Destruction goes like this:

  • When the Python code has no references to elg, the EventLoopGroup instance...
  • The garbage collector cleans up the EventLoopGroup, and the PyCapsule referenced by EventLoopGroup._binding.
  • The PyCapsule runs its destructor function.
    • The destructor function calls aws_event_loop_group_release(binding->native), but doesn't delete the event_loop_group_binding struct yet.
  • The aws_event_loop_group won't shutdown until nothing else is referencing it. Even when the final reference is released, it still needs to wait for the threads in its thread-pool to finish their shutdown process.
  • Finally, shutdown completes and the C callback is invoked.
    • The C callback invokes the Python callable, then releases it via Py_DECREF(x).
      • Now the garbage collector can clean up the callable object.
    • The C callback finally deletes the event_loop_group_binding. This struct only existed to keep two strong references, but now they've both been released.

Option 2 - Private Core Class

Another option is to build a private _Core class containing anything that may need to outlive the main Python object:

Diagram with private Core class

This is similar to Option 1, but we write callbacks as member functions on the _Core class, instead of defining local functions within the body of EventLoopGroup.__init__(self). Code looks something like:

class EventLoopGroup:
    def __init__(self, ...):
        core = _EventLoopGroupCore()
        self._binding = _awscrt.event_loop_group_new(core, ...)

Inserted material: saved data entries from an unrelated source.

template <int kG, bool kFromSiteLik, bool kByteOff, bool kExt = false, bool kLem = false>
__global__ void __launch_bounds__(kFwdThreads) __attribute__((amdgpu_num_sgpr(80)))
    emission_kernel(const DevFamily* __restrict__ fam_dev, int R, const double* __restrict__ site_lik,
                    const int32_t* __restrict__ site_scal, const double* __restrict__ pi,
                    const double* __restrict__ em_in, double* __restrict__ em_out, double* __restrict__ gem_all,
                    int32_t* __restrict__ gcnt_all, double* __restrict__ jem_all, int32_t* __restrict__ jrs_all,
                    const int32_t* __restrict__ lem_cols, int n_lem, double* __restrict__ lem_all) {
  const DevFamily& fam = *fam_dev;
  extern __shared__ double em[];
  const size_t s = blockIdx.x;
  const int tid = threadIdx.x;
  const int C = fam.n_ucol;
  double* inv_pi = em + ((C + 2) & ~1);
  int* redi = reinterpret_cast<int*>(inv_pi + 6);
  int* em_bad = redi + 2 * kFwdWaves;
  const int cons_cap = cons_capacity(fam);
  double* cons_inv = reinterpret_cast<double*>(redi + 2 * kFwdWaves + 2);
  double* cons_pv = cons_inv + cons_cap;
  int* cons_pk = reinterpret_cast<int*>(cons_pv + cons_cap + 4);
  int* ems = cons_pk + (cons_cap ? cons_cap + 4 : 0);
  if (tid == 0) *em_bad = 0;
  bool my_bad = false;

  if constexpr (kFromSiteLik) {
    const int NP = fam.n_prune;
    const double w = 1.0 / R;
    struct Mixed {
      double acc[5];
      int smin;
      unsigned used;
    };
    auto mix = [&](int pat) {
      Mixed m;
      m.smin = 0x7fffffff;
      m.used = 0;
#pragma unroll
      for (int b = 0; b < 5; ++b) m.used |= (fam.u_base[b * NP + pat] != 0xff ? 1u : 0u) << b;
      for (int r = 0; r < R; ++r) m.smin = min(m.smin, site_scal[(s * R + r) * NP + pat]);
#pragma unroll
      for (int b = 0; b < 5; ++b) m.acc[b] = 0.0;
      for (int r = 0; r < R; ++r) {
        const int d = site_scal[(s * R + r) * NP + pat] - m.smin;
#pragma unroll
        for (int b = 0; b < 5; ++b) {
          double v = site_lik[((s * R + r) * 5 + b) * (size_t)NP + pat];
          for (int q = 0; q < d && v != 0.0; ++q) v *= kScaleThreshold;
          m.acc[b] += w * v;
        }
      }
      return m;
    };
    auto finish = [&](int pat, const Mixed& m) {
#pragma unroll
      for (int b = 0; b < 5; ++b) {
        const int u = b * NP + pat;
        double e = m.acc[b] * inv_pi[b];
        if constexpr (kExt) {
          ems[u] = m.smin;
        } else {
          for (int q = 0; q < m.smin && e != 0.0; ++q) e *= kScaleThreshold;
        }
        em[u] = e;
        my_bad |= ((m.used >> b) & 1u) && !(e >= 0x1p-1000 && e <= 1.0 + 1e-9);
      }
    };
    Mixed first;
    if (tid < NP) first = mix(tid);
    if (tid < 5) inv_pi[tid] = tid < 4 ? 1.0 / pi[s * 4 + tid] : 1.0;
    __syncthreads();
    if (tid < NP) finish(tid, first);
    for (int pat = tid + kFwdThreads; pat < NP; pat += kFwdThreads) finish(pat, mix(pat));
    if (tid < 5) {
      const double* q = pi + s * 4;
      em[5 * NP + tid] = tid == 4 ? ((q[0] + q[1]) + q[2]) + q[3] : 1.0;
      if constexpr (kExt) ems[5 * NP + tid] = 0;
    }
  } else {
    __syncthreads();
    for (int u = tid; u < C; u += kFwdThreads) {
      const int c = fam.col_of_ucol[u];
      const double e = c >= 0 ? em_in[s * fam.n_xmsa + c] : 1.0;
      em[u] = e;
      if constexpr (kExt) ems[u] = 0;
      my_bad |= !(e >= 0x1p-1000 && e <= 1.0 + 1e-9);
    }
  }
  if constexpr (kExt) {
    if (tid == 0) ems[C] = 0;
  }
  if (my_bad) *em_bad = 1;
  if (tid == 0) em[C] = 1.0;
  __syncthreads();
  if (em_out) {
    const int CX = fam.n_xmsa;
    for (int c = tid; c < CX; c += kFwdThreads) {
      double e = em[fam.ucol_of_col[c]];
      if constexpr (kExt)
        for (int q = ems[fam.ucol_of_col[c]]; q > 0 && e != 0.0; --q) e *= kScaleThreshold;
      em_out[s * CX + c] = e;
    }
  }

  {
    double* jem = jem_all + s * fam.n_jcols;
    for (int j = tid; j < fam.n_jcols; j += kFwdThreads) jem[j] = em[fam.jcols[j]];
  }
  if constexpr (kLem) {
    double* lem = lem_all + s * n_lem;
    for (int j = tid; j < n_lem; j += kFwdThreads) {
      const int u = lem_cols[j];
      double l = log(em[u]);
      if constexpr (kExt) l -= ems[u] * kLogScaleFactor;
      lem[j] = l;
    }
  }
  if constexpr (kExt) {
    const int W1 = fam.vd.n_rows, W2 = fam.has_d ? fam.dj.n_rows : 0, NP = fam.n_prune;
    int32_t* jrs = jrs_all + s * (size_t)(W1 + W2);
    for (int r = tid; r < W1 + W2; r += kFwdThreads) {
      const int pat = r < W1 ? fam.vd.row_pat[r] : fam.dj.row_pat[r - W1];
      int smin = 0;
      if (kFromSiteLik && pat < NP) {
        smin = 0x7fffffff;
        for (int q = 0; q < R; ++q) smin = min(smin, site_scal[(s * R + q) * NP + pat]);
      }
      jrs[r] = smin;
    }
  }

  const int nV = fam.vgerm.n_genes, nD = fam.dgerm.n_genes, nJ = fam.jgerm.n_genes;
  double* gem = gem_all + s * fam.gem_size;
  const bool direct = *em_bad != 0;
  auto fill = [&](const DevSegments& seg, double* out, int phase) {
    if constexpr (kExt) return fill_segments_ext<kG, kByteOff>(seg, em, ems, tid, out, redi, phase);
    if (seg.cons_sites > 0 && !direct)
      return fill_consensus<kG, kByteOff>(seg, em, tid, out, redi, phase, cons_inv, cons_pv, cons_pk, cons_cap);
    return fill_segments<kG, kByteOff>(seg, em, tid, out, redi, phase);
  };
  int cv = fill(fam.vpadding, gem, 0);
  cv += fill(fam.vgerm, gem + nV, 1);
  int cd = 0, cj;
  if (small_sets_by_wave(fam, kExt, direct)) {
    const int wave = tid >> 6, lane = tid & 63;
    double* jg = gem + 2 * (size_t)nV + (fam.has_d ? nD : 0);
    int m = 0;
    if (wave == 1 && fam.has_d) m = fill_segments_wave<kByteOff>(fam.dgerm, em, lane, gem + 2 * (size_t)nV);
    if (wave == 2) m = fill_segments_wave<kByteOff>(fam.jgerm, em, lane, jg);
    if (wave == 3) m = fill_segments_wave<kByteOff>(fam.jpadding, em, lane, jg + nJ);
    if (lane == 0) redi[wave] = m;
    __syncthreads();
    cd = redi[1];
    cj = redi[2] + redi[3];
  } else if (fam.has_d) {
    cd = fill(fam.dgerm, gem + 2 * (size_t)nV, 0);
    cj = fill(fam.jgerm, gem + 2 * (size_t)nV + nD, 1);
    cj += fill(fam.jpadding, gem + 2 * (size_t)nV + nD + nJ, 0);
  } else {
    cj = fill(fam.jgerm, gem + 2 * (size_t)nV, 0);
    cj += fill(fam.jpadding, gem + 2 * (size_t)nV + nJ, 1);
  }
  if (tid == 0) {
    gcnt_all[s * 3 + 0] = cv;
    gcnt_all[s * 3 + 1] = cd;
    gcnt_all[s * 3 + 2] = cj;
  }
}


template <int kCtrl>
__device__ static inline double dpp_move(double v) {
  const int lo = __builtin_amdgcn_update_dpp(0, __double2loint(v), kCtrl, 0xf, 0xf, true);
  const int hi = __builtin_amdgcn_update_dpp(0, __double2hiint(v), kCtrl, 0xf, 0xf, true);
  return __hiloint2double(hi, lo);
}

__device__ static inline double read_lane(double v, int lane) {
  return __hiloint2double(__builtin_amdgcn_readlane(__double2hiint(v), lane),
                          __builtin_amdgcn_readlane(__double2loint(v), lane));
}

constexpr int kDppQuadSwap1 = 0xB1;
constexpr int kDppQuadSwap2 = 0x4E;
constexpr int kDppHalfMirror = 0x141;
constexpr int kDppMirror = 0x140;

__device__ static inline double wave_sum(double v) {
  v += dpp_move<kDppQuadSwap1>(v);
  v += dpp_move<kDppQuadSwap2>(v);
  v += dpp_move<kDppHalfMirror>(v);
  v += dpp_move<kDppMirror>(v);
  return (read_lane(v, 0) + read_lane(v, 16)) + (read_lane(v, 32) + read_lane(v, 48));
}

__device__ static inline unsigned scale_key(double v) { return (unsigned)__double2hiint(v) - 1u; }

template <int kCtrl>
__device__ static inline unsigned dpp_min_u32(unsigned v) {
  return min(v, (unsigned)__builtin_amdgcn_update_dpp(0, (int)v, kCtrl, 0xf, 0xf, true));
}

__device__ static inline unsigned wave_min_key(unsigned v) {
  v = dpp_min_u32<kDppQuadSwap1>(v);
  v = dpp_min_u32<kDppQuadSwap2>(v);
  v = dpp_min_u32<kDppHalfMirror>(v);
  v = dpp_min_u32<kDppMirror>(v);
  const unsigned a = __builtin_amdgcn_readlane((int)v, 0), b = __builtin_amdgcn_readlane((int)v, 16);
  const unsigned c = __builtin_amdgcn_readlane((int)v, 32), d = __builtin_amdgcn_readlane((int)v, 48);
  return min(min(a, b), min(c, d));
}

template <int kCtrl>
__device__ static inline unsigned dpp_max_u32(unsigned v) {
  return max(v, (unsigned)__builtin_amdgcn_update_dpp(0, (int)v, kCtrl, 0xf, 0xf, true));
}

__device__ static inline unsigned wave_max_u32(unsigned v) {
  v = dpp_max_u32<kDppQuadSwap1>(v);
  v = dpp_max_u32<kDppQuadSwap2>(v);
  v = dpp_max_u32<kDppHalfMirror>(v);
  v = dpp_max_u32<kDppMirror>(v);
  const unsigned a = __builtin_amdgcn_readlane((int)v, 0), b = __builtin_amdgcn_readlane((int)v, 16);
  const unsigned c = __builtin_amdgcn_readlane((int)v, 32), d = __builtin_amdgcn_readlane((int)v, 48);
  return max(max(a, b), max(c, d));
}

template <bool kExt>
__device__ static inline unsigned key_start() {
  return kExt ? 0u : 0xffffffffu;
}
template <bool kExt>
__device__ static inline unsigned key_add(unsigned key, double v) {
  return kExt ? max(key, (unsigned)__double2hiint(v)) : min(key, scale_key(v));
}

struct RowScale {
  int k;
  double factor;
  bool extra;
  __device__ double apply(double v) const {
    v *= factor;
    if (extra) v *= kScaleFactor;
    return v;
  }
};

__device__ static inline RowScale row_scale(unsigned min_key) {
  const unsigned hw = min_key + 1u;
  const unsigned e = (hw >> 20) & 0x7ffu;
  RowScale s;
  s.extra = hw != 0 && e == 0 && (hw & 0xfffffu) < (1u << 18);
  const int k3 = hw == 0 ? 0 : (e < 767u) + (e < 511u) + (e < 255u);
  s.k = k3 + (s.extra ? 1 : 0);
  s.factor = __hiloint2double((1023 + 256 * k3) << 20, 0);
  return s;
}

template <bool kExt>
__device__ static inline RowScale wave_row_scale(unsigned key) {
  return row_scale(kExt ? wave_max_u32(key) - 1u : wave_min_key(key));
}

__device__ static __forceinline__ RowScale pick(bool hi, const RowScale& sa, const RowScale& sb) {
  return RowScale{hi ? sb.k : sa.k, hi ? sb.factor : sa.factor, hi ? sb.extra : sa.extra};
}

struct RightRow {
  double nlo[4], rtr, rli;
  int ridx;
  int4 nx;
};

template <int GL, int GR>
struct RowTables {
  double ltr[GL], llo[GL];
  int lidx[GL];
  RightRow right[GR];
};

__device__ static __forceinline__ void load_right_row(const DevJunction& J, int i, unsigned r, RightRow& t) {
  const size_t orr = (size_t)i * J.right_pad;
  const double2* pn = reinterpret_cast<const double2*>(J.right_nlo) + 2 * orr;
  const double2 a = pn[2u * r], b = pn[2u * r + 1u];
  t.nlo[0] = a.x;
  t.nlo[1] = a.y;
  t.nlo[2] = b.x;
  t.nlo[3] = b.y;
  t.nx = (reinterpret_cast<const int4*>(J.nti_xmsa) + orr)[r];
  t.rtr = (J.right_trans + orr)[r];
  t.rli = (J.right_gp_li + orr)[r];
  t.ridx = (J.right_xmsa + orr)[r];
}

template <int GL, int GR>
__device__ static inline void load_row(const DevJunction& J, int i, unsigned lane, RowTables<GL, GR>& t) {
  const size_t ol = (size_t)i * J.left_pad;
  const double* lt = J.left_trans + ol;
  const double* ll = J.left_lo + ol;
  const int32_t* lx = J.left_xmsa + ol;
#pragma unroll
  for (int q = 0; q < GL; ++q) {
    t.ltr[q] = lt[lane + 64u * q];
    t.llo[q] = ll[lane + 64u * q];
    t.lidx[q] = lx[lane + 64u * q];
  }
#pragma unroll
  for (int q = 0; q < GR; ++q) load_right_row(J, i, lane + 64u * q, t.right[q]);
}


__device__ static __forceinline__ void load_nli(const DevJunction& J, unsigned r, double (&nli)[4]) {
  const double2* p = reinterpret_cast<const double2*>(J.right_gp_nli) + 2u * r;
  const double2 a = p[0], b = p[1];
  nli[0] = a.x, nli[1] = a.y, nli[2] = b.x, nli[3] = b.y;
}

template <bool kExt>
__device__ static __forceinline__ unsigned right_gene_step(unsigned key, double (&fN)[4], double& fR, double A,
                                                           const double (&nli)[4], const double* ntt_lds, unsigned r,
                                                           const RightRow& t, const double* jem) {
  const double n0 = fN[0], n1 = fN[1], n2 = fN[2], n3 = fN[3];
  const double2* tt = reinterpret_cast<const double2*>(ntt_lds) + 8u * r;
  const int nxs[4] = {t.nx.x, t.nx.y, t.nx.z, t.nx.w};
#pragma unroll
  for (int b = 0; b < 4; ++b) {
    const double2 t01 = tt[2 * b], t23 = tt[2 * b + 1];
    double s = ((n0 * t01.x + n1 * t01.y) + n2 * t23.x) + n3 * t23.y;
    s += A * nli[b];
    fN[b] = s * jem[nxs[b]];
  }
  double s = ((n0 * t.nlo[0] + n1 * t.nlo[1]) + n2 * t.nlo[2]) + n3 * t.nlo[3];
  s += fR * t.rtr;
  s += A * t.rli;
  fR = s * jem[t.ridx];
#pragma unroll
  for (int b = 0; b < 4; ++b) key = key_add<kExt>(key, fN[b]);
  return key_add<kExt>(key, fR);
}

class _EventLoopGroupCore:
    def shutdown_callback(self):
        ...do stuff...

This technique hasn't actually been used, but the author of this doc thinks it might be a graceful way to build in the future.

Writing C Code

Reference Counting in C

Read python.org's guide to Extending Python with C from top to bottom. It does an excellent job teaching about reference counts.

Great, now you know what "strong references" and "borrowed references" are, all about Py_INCREF(x) and Py_DECREF(x) and when you do an do not need to call them. You know that you must be EXTREMELY CAREFUL with reference counts, because if you don't do it PERFECTLY then you will leak memory, or crash due to double-free, or crash due use-after-free. Thanks for reading that guide in full.

Read the docs for EVERY SINGLE Python API call you make in C, to see whether it returns a new reference or borrowed reference. You should add /* new reference */ and /* borrowed reference */ comments next to these calls so it's clear to any future people that touch this code.

You are also encouraged to use Py_XDECREF(x) and Py_CLEAR(x), which are safer versions of the basic Py_DECREF(x).

In the aws-c libraries, reference counting on structs is done using _acquire(x) and _release(x) functions. Structs will keep each other alive as long as necessary using these functions. For example, struct aws_http_connection needs struct aws_event_loop_group (an I/O thread pool) to exist for the duration of the connection. Therefore, the connection's creation function takes a pointer to the thread pool and calls aws_event_loop_group_acquire(x) to keep it alive. When the connection dies it calls aws_event_loop_group_release(x) to release the thread pool.

Not every struct in the aws-c libraries has _acquire(x) and _release(x) functions (simple datastructures like struct aws_byte_buf are not reference counted). Only heap-allocated structs with complex or unpredictable lifetimes have these functions. Every struct bound to a Python class is considered to have an unpredictable lifetime because we don't know what our users' Python code will look like. We can't assume a Python programmer will carefully store variables to each item in a tree of dependencies, ensuring everything stays alive for "the right" length of time. Python programmers just don't work that way, and they shouldn't. Python is a garbage collected language. Garbage collected languages exist to free programmers from wasting their time on that kind of tedium.

TODO: Talk about how our tests can and cannot check for leaks. Talk about which classes require a close() function, and which don't. Suggest writing as little C code as possible. Recommend error-handling strategies. Talk about the allocators (tracked vs untracked) Talk about logging. Consider making it easier to turn on logging. Talk about sloppy shutdown.